# Description of the task
Show every line of the data where the word "heads" can be found.

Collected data

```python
def _env_int(name: str, default: int) -> int:
    return int(os.environ.get(name, str(default)))


# ... 61 lines not shown


class Cut3rModel:
    def __init__(self, cfg: Cut3rConfig, state_dict: Dict[str, torch.Tensor], device="cuda:0", minimal: bool = False):
        self.cfg = cfg
        self.device = torch.device(device)
        self.minimal = minimal
        schema = state_dict_schema(cfg)
        missing = [k for k in schema if k not in state_dict]
        if missing:
            raise KeyError(f"state_dict is missing {len(missing)} tensors, e.g. {missing[:4]}")
        for k, shp in schema.items():
            if tuple(state_dict[k].shape) != tuple(shp):
                raise ValueError(f"{k}: shape {tuple(state_dict[k].shape)} != schema {tuple(shp)}")
        self._buf: Dict[tuple, torch.Tensor] = {}
        self._graphs: Dict[tuple, tuple] = {}
        self.use_graphs = _env_flag("CUT3R_GRAPHS", True)
        self.dual_stream = _env_flag("CUT3R_DUAL_STREAM", True)
        self.dual_ln = _env_flag("CUT3R_DUAL_LN", True)
        self.pair_gemm = _env_flag("CUT3R_PAIR_GEMM", False)
        self.pair_rows = _env_int("CUT3R_PAIR_ROWS", 0)
        self.fused_rope = _env_int("CUT3R_FUSED_ROPE", 1)
        self.rope48_rows = _env_int("CUT3R_ROPE48_ROWS", 0)
        self.head_overlap = _env_flag("CUT3R_HEAD_OVERLAP", True)
        self.dpt_fuse = _env_flag("CUT3R_DPT_FUSE", True)
        self.head_chunk = max(1, _env_int("CUT3R_HEAD_CHUNK", 28))
        self.ln_fold = _env_int("CUT3R_LN_FOLD", 1)
        self._head_stream = None
        self._side = None
        self._head_side = None
        self._prep(state_dict)

    @classmethod
    def from_state_dict(cls, cfg, sd, device="cuda:0", **kw):
        return cls(cfg, sd, device, **kw)

    @classmethod
    def from_pretrained(cls, path: str, config: Optional[Cut3rConfig] = None, device="cuda:0", **kw):
        import argparse
        if not os.path.isfile(path):
            raise FileNotFoundError(f"{path}: no checkpoint (this runtime never fetches from a hub)")
        with torch.serialization.safe_globals([argparse.Namespace]):
            ckpt = torch.load(path, map_location="cpu", weights_only=True)
        sd = ckpt["model"] if "model" in ckpt else ckpt
        sd = {(k[7:] if k.startswith("module.") else k): v for k, v in sd.items()}
        if not any(k.startswith("dec_blocks_state") for k in sd):
# ... 125 lines not shown
            c1(q + ".out_conv")
            for u in ("resConfUnit1", "resConfUnit2"):
                c3(f"{q}.{u}.conv1"); c3(f"{q}.{u}.conv2")
        c3(p + ".head.0"); c3(p + ".head.2")
        self.w[p + ".head.4.w"] = sd[p + ".head.4.weight"].reshape(nch, -1).to(device=dev, dtype=F32).contiguous()
        self.w[p + ".head.4.b"] = sd[p + ".head.4.bias"].to(device=dev, dtype=F32).contiguous()

    def buf(self, name, shape, dtype):
        key = (name, tuple(shape), dtype)
        t = self._buf.get(key)
        if t is None:
            t = torch.empty(shape, dtype=dtype, device=self.device)
            self._buf[key] = t
        return t

    def _panel(self, name, rope=None, ln=None):
        L = self.w[name + "@ln"] if ln is not None else self.w[name]
        if rope is not None:
            rope = (rope[0], rope[1], self.cfg.rope_freq, rope[2])
        if ln is not None:
            ln = (ln, L.c, self.cfg.ln_eps)
        return L, rope, ln

    def _linear(self, x16, name, out, act=0, res1=None, res2=None, skinny=False, rope=None, ln=None, emit=None):
        L, rope, ln = self._panel(name, rope, ln)
        return ops.linear(x16, L.w, out, L.b, act, res1, res2, tile=16 if skinny else 0, rope=rope, ln=ln, emit=emit)

    def _project(self, probs, act=0):
        if len(probs) == 1:
            return self._linear(act=act, **probs[0])

        def prob(x16, name, out, res1=None, skinny=False, rope=None, ln=None, emit=None):
            assert not skinny, "the pair kernels have no one-row-per-sequence form"
            L, rope, ln = self._panel(name, rope, ln)
            return (x16, L.w, out, L.b, res1, dict(rope=rope, ln=ln, emit=emit))
        ops.linear_pair(prob(**probs[0]), prob(**probs[1]), act)

    def _folded(self, name):
        return self.ln_fold and (name + "@ln") in self.w

    def _xs(self, tag, x):
        M, Cc = x.shape
        return self.buf(tag + ".x16", (M, Cc), F16), self.buf(tag + ".xst", (Cc // 64, M, 2), F32)

    def _fuse_rope(self, pos, D, rows):
        dims = (64, 48) if (self.fused_rope == 2 or (self.fused_rope and rows <= self.rope48_rows)) else (64,)
        return self.fused_rope and pos is not None and D in dims and pos.is_contiguous() and pos.numel() == 2 * rows

    def _ln(self, x, name, out16=None, out32=None, mod=None):
        g, b = self.w[name]
        ops.layernorm(x, g, b, self.cfg.ln_eps, out16, out32, mod[0] if mod else None, mod[1] if mod else None)

    def _rope(self, t, pos):
        ops.rope_2d_pair(t, pos, None, None, self.cfg.rope_freq, 1.0)

    def _self_attn(self, tag, x_ln16, B, N, heads, pos, p, out, res, ln=None, emit=None):
        Cc = x_ln16.shape[1]
        D = Cc // heads
        sk = N == 1
        qkv = self.buf(tag + ".qkv", (B * N, 3 * Cc), F16)
        fuse = (not sk) and self._fuse_rope(pos, D, B * N)
        self._linear(x_ln16, p + ".qkv", qkv, skinny=sk, rope=(pos, 2 * Cc, D) if fuse else None, ln=ln)
        v5 = qkv.view(B, N, 3, heads, D)
        q, k, v = v5[:, :, 0], v5[:, :, 1], v5[:, :, 2]
        if pos is not None and not fuse:
            ops.rope_2d_pair(q, pos, k, pos, self.cfg.rope_freq, 1.0)
        a = self.buf(tag + ".attn", (B, N, heads, D), F16)
        ops.attention(q, k, v, a, D ** -0.5)
        self._linear(a.view(B * N, Cc), p + ".proj", out, res1=res, skinny=sk, emit=emit)

# ... 94 lines not shown
        s.fold_y = fresh and can(y, Ny, ".cross_attn.projkv")
        s.fold_o = can(out, Nx, ".mlp.fc1")
        s.emit = (out.st, out.x16) if s.fold_o else None
        s.ln16 = self.buf(tag + ".ln16", (B * Nx, C), F16)
        s.y16 = self.buf(tag + ".y16", (B * Ny, C), F16)
        s.qkv = self.buf(tag + ".qkv", (B * Nx, 3 * C), F16)
        s.attn = self.buf(tag + ".attn", (B, Nx, heads, D), F16)
        s.q = self.buf(tag + ".q", (B, Nx, heads, D), F16)
        s.kv = self.buf(tag + ".kv", (B * Ny, 2 * C), F16)
        s.cattn = self.buf(tag + ".cattn", (B, Nx, heads, D), F16)
        s.mlp_h = self.buf(tag + ".mlp_h", (B * Nx, self.w[p + ".mlp.fc1"].npad), F16)
        return s

    def _pair_carries(self, rows):
        return rows <= self.pair_rows

    def _dec_layer(self, blocks, fork=False):
        pair = len(blocks) == 2
        assert not pair or all(s.Nx > 1 and s.Ny > 1 for s in blocks), "pair launches need more than one row per sequence"
        carry = pair and self._pair_carries(max(s.B * max(s.Nx, s.Ny) for s in blocks))
        assert not pair or carry or not any(s.fold_x or s.fold_y or s.fold_o for s in blocks), "the plain pair kernels take no LayerNorm fold"
        fuse = lambda s, pos, n: bool(n > 1 and self._fuse_rope(pos, s.D, s.B * n) and (not pair or (carry and s.D == 64)))
        fuse_x, fuse_y = (lambda s: fuse(s, s.xpos, s.Nx)), (lambda s: fuse(s, s.ypos, s.Ny))

        def each(fn, need=lambda s: True):
            todo = [s for s in blocks if need(s)]
            if fork and len(todo) == 2:
                cur = torch.cuda.current_stream()
                self._side.wait_stream(cur)
                with torch.cuda.stream(self._side):
                    fn(todo[0])
                fn(todo[1])
                cur.wait_stream(self._side)
            else:
                for s in todo:
                    fn(s)

        rows = lambda t: t.view(-1, t.shape[-2] * t.shape[-1])
        skx, sky = (lambda s: s.Nx == 1), (lambda s: s.Ny == 1)
        each(lambda s: self._ln(s.x.x, s.p + ".norm1", out16=s.ln16), lambda s: not (s.fold_x or s.pre_ln))
        self._project([dict(x16=s.x.x16 if s.fold_x else s.ln16, name=s.p + ".attn.qkv", out=s.qkv, skinny=skx(s),
                            rope=(s.xpos, 2 * s.C, s.D) if fuse_x(s) else None, ln=s.x.st if s.fold_x else None) for s in blocks])

        def self_attn(s):
            v5 = s.qkv.view(s.B, s.Nx, 3, s.heads, s.D)
            q, k, v = v5[:, :, 0], v5[:, :, 1], v5[:, :, 2]
            if s.xpos is not None and not fuse_x(s):
                ops.rope_2d_pair(q, s.xpos, k, s.xpos, self.cfg.rope_freq, 1.0)
            ops.attention(q, k, v, s.attn, s.D ** -0.5)
        each(self_attn)
        self._project([dict(x16=rows(s.attn), name=s.p + ".attn.proj", out=s.out.x, res1=s.x.x, skinny=skx(s), emit=s.emit) for s in blocks])
        each(lambda s: self._ln(s.out.x, s.p + ".norm2", out16=s.ln16), lambda s: not s.fold_o)
        self._project([dict(x16=s.out.x16 if s.fold_o else s.ln16, name=s.p + ".cross_attn.projq", out=rows(s.q), skinny=skx(s),
                            rope=(s.xpos, s.C, s.D) if fuse_x(s) else None, ln=s.out.st if s.fold_o else None) for s in blocks])
        rope_q = lambda s: s.xpos is not None and not fuse_x(s)
        norm_y = lambda s: not (s.fold_y or s.pre_ln)

        def q_rope_and_norm_y(s):
            if rope_q(s):
                self._rope(s.q, s.xpos)
            if norm_y(s):
                self._ln(s.y.x, s.p + ".norm_y", out16=s.y16)
        each(q_rope_and_norm_y, lambda s: rope_q(s) or norm_y(s))
        self._project([dict(x16=s.y.x16 if s.fold_y else s.y16, name=s.p + ".cross_attn.projkv", out=s.kv, skinny=sky(s),
                            rope=(s.ypos, s.C, s.D) if fuse_y(s) else None, ln=s.y.st if s.fold_y else None) for s in blocks])

        def cross_attn(s):
            kv4 = s.kv.view(s.B, s.Ny, 2, s.heads, s.D)
            k, v = kv4[:, :, 0], kv4[:, :, 1]
            if s.ypos is not None and not fuse_y(s):
                self._rope(k, s.ypos)
            ops.attention(s.q, k, v, s.cattn, s.D ** -0.5)
        each(cross_attn)
        self._project([dict(x16=rows(s.cattn), name=s.p + ".cross_attn.proj", out=s.out.x, res1=s.out.x, skinny=skx(s), emit=s.emit) for s in blocks])
        each(lambda s: self._ln(s.out.x, s.p + ".norm3", out16=s.ln16), lambda s: not s.fold_o)
        self._project([dict(x16=s.out.x16 if s.fold_o else s.ln16, name=s.p + ".mlp.fc1", out=s.mlp_h, skinny=skx(s),
                            ln=s.out.st if s.fold_o else None) for s in blocks], act=1)
        self._project([dict(x16=s.mlp_h, name=s.p + ".mlp.fc2", out=s.out.x, res1=s.out.x, skinny=skx(s), emit=s.emit) for s in blocks])

    def _dual_norms(self, l, a, s_a):
        pi, ps = f"dec_blocks.{l}", f"dec_blocks_state.{l}"
        Ci = a.shape[1]
        ops.layernorm_dual(a, *self.w[pi + ".norm1"], self.buf("deci.ln16", (a.shape[0], Ci), F16),
                           *self.w[ps + ".norm_y"], self.buf("decs.y16", (a.shape[0], Ci), F16), self.cfg.ln_eps)
        ops.layernorm_dual(s_a, *self.w[ps + ".norm1"], self.buf("decs.ln16", (s_a.shape[0], Ci), F16),
                           *self.w[pi + ".norm_y"], self.buf("deci.y16", (s_a.shape[0], Ci), F16), self.cfg.ln_eps)

    def _mem_inquire(self, gfeat16, mem, B=1):
        cfg = self.cfg
        D = cfg.dec_embed_dim
        x = self.buf("memr.x", (B, 2 * D), F32)
        self._linear(gfeat16, "pose_retriever.proj_q", x[:, :D], skinny=True)
        x[:, D:] = self.masked_token
# ... 407 lines not shown
```

cut3r_slam_amd/ops.py:

```python
from __future__ import annotations

import ctypes as C
import os
from typing import Optional

import torch

from . import _lib, views
from ._lib import GemmDesc, check

F16, F32 = torch.float16, torch.float32


def _stream():
    return C.c_void_p(torch.cuda.current_stream().cuda_stream)


def _p(t: Optional[torch.Tensor]):
    return C.c_void_p(t.data_ptr()) if t is not None else C.c_void_p(0)


def _req(cond, msg):
    if not cond:
        raise ValueError(msg)
# ... 205 lines not shown
    if emit is not None:
        so, o16 = emit
        _cuda(so, o16)
        _req(N % 64 == 0 and so.dtype == F32 and so.is_contiguous() and so.numel() == M * (N // 64) * 2, f"stats_out fp32 [N/64={N // 64}, M={M}, 2]")
        _req(o16.dtype == F16 and o16.shape == (M, N) and o16.stride(1) == 1, "out16 fp16 [M,N]")
        _req(out.dtype == F32 and res1 is not None and res1.dtype == F32 and res2 is None and act == 0 and tile != 16, "emit: fp32 output with an fp32 residual")
        d.stats_out, d.out16, d.ld16 = so.data_ptr(), o16.data_ptr(), o16.stride(0)
    return d


def linear(A, W, out, bias=None, act=0, res1=None, res2=None, tile=0, rope=None, ln=None, emit=None):
    if tile == 16 and A.dim() == 2 and A.shape[0] > 64:
        M = A.shape[0]
        _linear_desc(A, W, out, bias, act, res1, tile, rope, res2=res2)
        for m0 in range(0, M, 64):
            sl = slice(m0, min(M, m0 + 64))
            linear(A[sl], W, out[sl], bias, act, None if res1 is None else res1[sl], None if res2 is None else res2[sl], tile=16)
        return out
    d = _linear_desc(A, W, out, bias, act, res1, tile, rope, ln, emit, res2=res2)
    _launch(d, f"cut3r_gemm_f16 M={d.M} N={d.N} K={d.K}")
    return out


def linear_pair(p0, p1, act=0, tile=0):
    x0 = p0[5] if len(p0) > 5 and p0[5] else {}
    x1 = p1[5] if len(p1) > 5 and p1[5] else {}
    d0 = _linear_desc(p0[0], p0[1], p0[2], p0[3], act, p0[4], tile, pair=True, **x0)
    d1 = _linear_desc(p1[0], p1[1], p1[2], p1[3], act, p1[4], tile, pair=True, **x1)
    _req(d0.N == d1.N and d0.K == d1.K, "pair: same N and K")
    lib = _lib.load()
    check(lib.cut3r_gemm_f16_pair(C.byref(d0), C.byref(d1), _stream()), f"cut3r_gemm_f16_pair M={d0.M}+{d1.M} N={d0.N} K={d0.K}")


def linear_batched(A, W, out, bias=None, act=0, res1=None, tile=0):
    _cuda(A, W, out, bias, res1)
    _req(A.dtype == F16 and W.dtype == F16 and A.dim() == 3 and W.dim() == 3 and out.dim() == 3, "3-D fp16 operands")
    Z, M, K = A.shape
    N = W.shape[1]
    _req(W.shape == (Z, N, K) and out.shape == (Z, M, N), "batched shapes")
    _req(A.stride(2) == 1 and W.stride(2) == 1 and out.stride(2) == 1, "unit inner strides")
    d = GemmDesc()
    _fill_common(d, A, W, out, bias, None, None, act, tile)
    if bias is not None:
        _req(bias.dtype == F32 and bias.shape == (Z, N) and bias.stride(1) == 1, "bias [Z,N]")
        d.strideBias = bias.stride(0)
    if res1 is not None:
# ... 1197 lines not shown
```

include/cut3r_hip.h:

```cpp
#ifndef CUT3R_HIP_H
#define CUT3R_HIP_H
#include <stdint.h>
#ifdef __cplusplus
extern "C" {
#endif

int cut3r_abi_version(void);

int cut3r_rope2d(void* tokens, int dtype, const int64_t* positions, int B, int N, int H, int D,
                 long long sB, long long sN, long long sH, float base, float fwd, void* stream);
int cut3r_rope2d_qk(void* q, void* k, int dtype, const int64_t* positions, int B, int N, int H, int D, long long q_sB,
                    long long q_sN, long long k_sB, long long k_sN, float base, float fwd, void* stream);

int cut3r_rope2d_tab(void* t0, const int64_t* pos0, long long ntok0, long long stride0, void* t1, const int64_t* pos1, long long ntok1,
                     long long stride1, int H, int D, const float* table, int pmin, int npos, float base, float fwd, void* stream);

int cut3r_layernorm(const float* x, int ldx, const float* gamma, const float* beta, float eps, int M, int C,
                    void* y16, int ld16, float* y32, int ld32, const float* mod_scale, const float* mod_shift,
                    void* stream);
int cut3r_layernorm_dual(const float* x, int ldx, const float* g1, const float* b1, void* y1, int ld1, const float* g2,
                         const float* b2, void* y2, int ld2, float eps, int M, int C, void* stream);
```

# Answer to this exercise
    def _self_attn(self, tag, x_ln16, B, N, heads, pos, p, out, res, ln=None, emit=None):
        D = Cc // heads
        v5 = qkv.view(B, N, 3, heads, D)
        a = self.buf(tag + ".attn", (B, N, heads, D), F16)
        s.attn = self.buf(tag + ".attn", (B, Nx, heads, D), F16)
        s.q = self.buf(tag + ".q", (B, Nx, heads, D), F16)
        s.cattn = self.buf(tag + ".cattn", (B, Nx, heads, D), F16)
            v5 = s.qkv.view(s.B, s.Nx, 3, s.heads, s.D)
            kv4 = s.kv.view(s.B, s.Ny, 2, s.heads, s.D)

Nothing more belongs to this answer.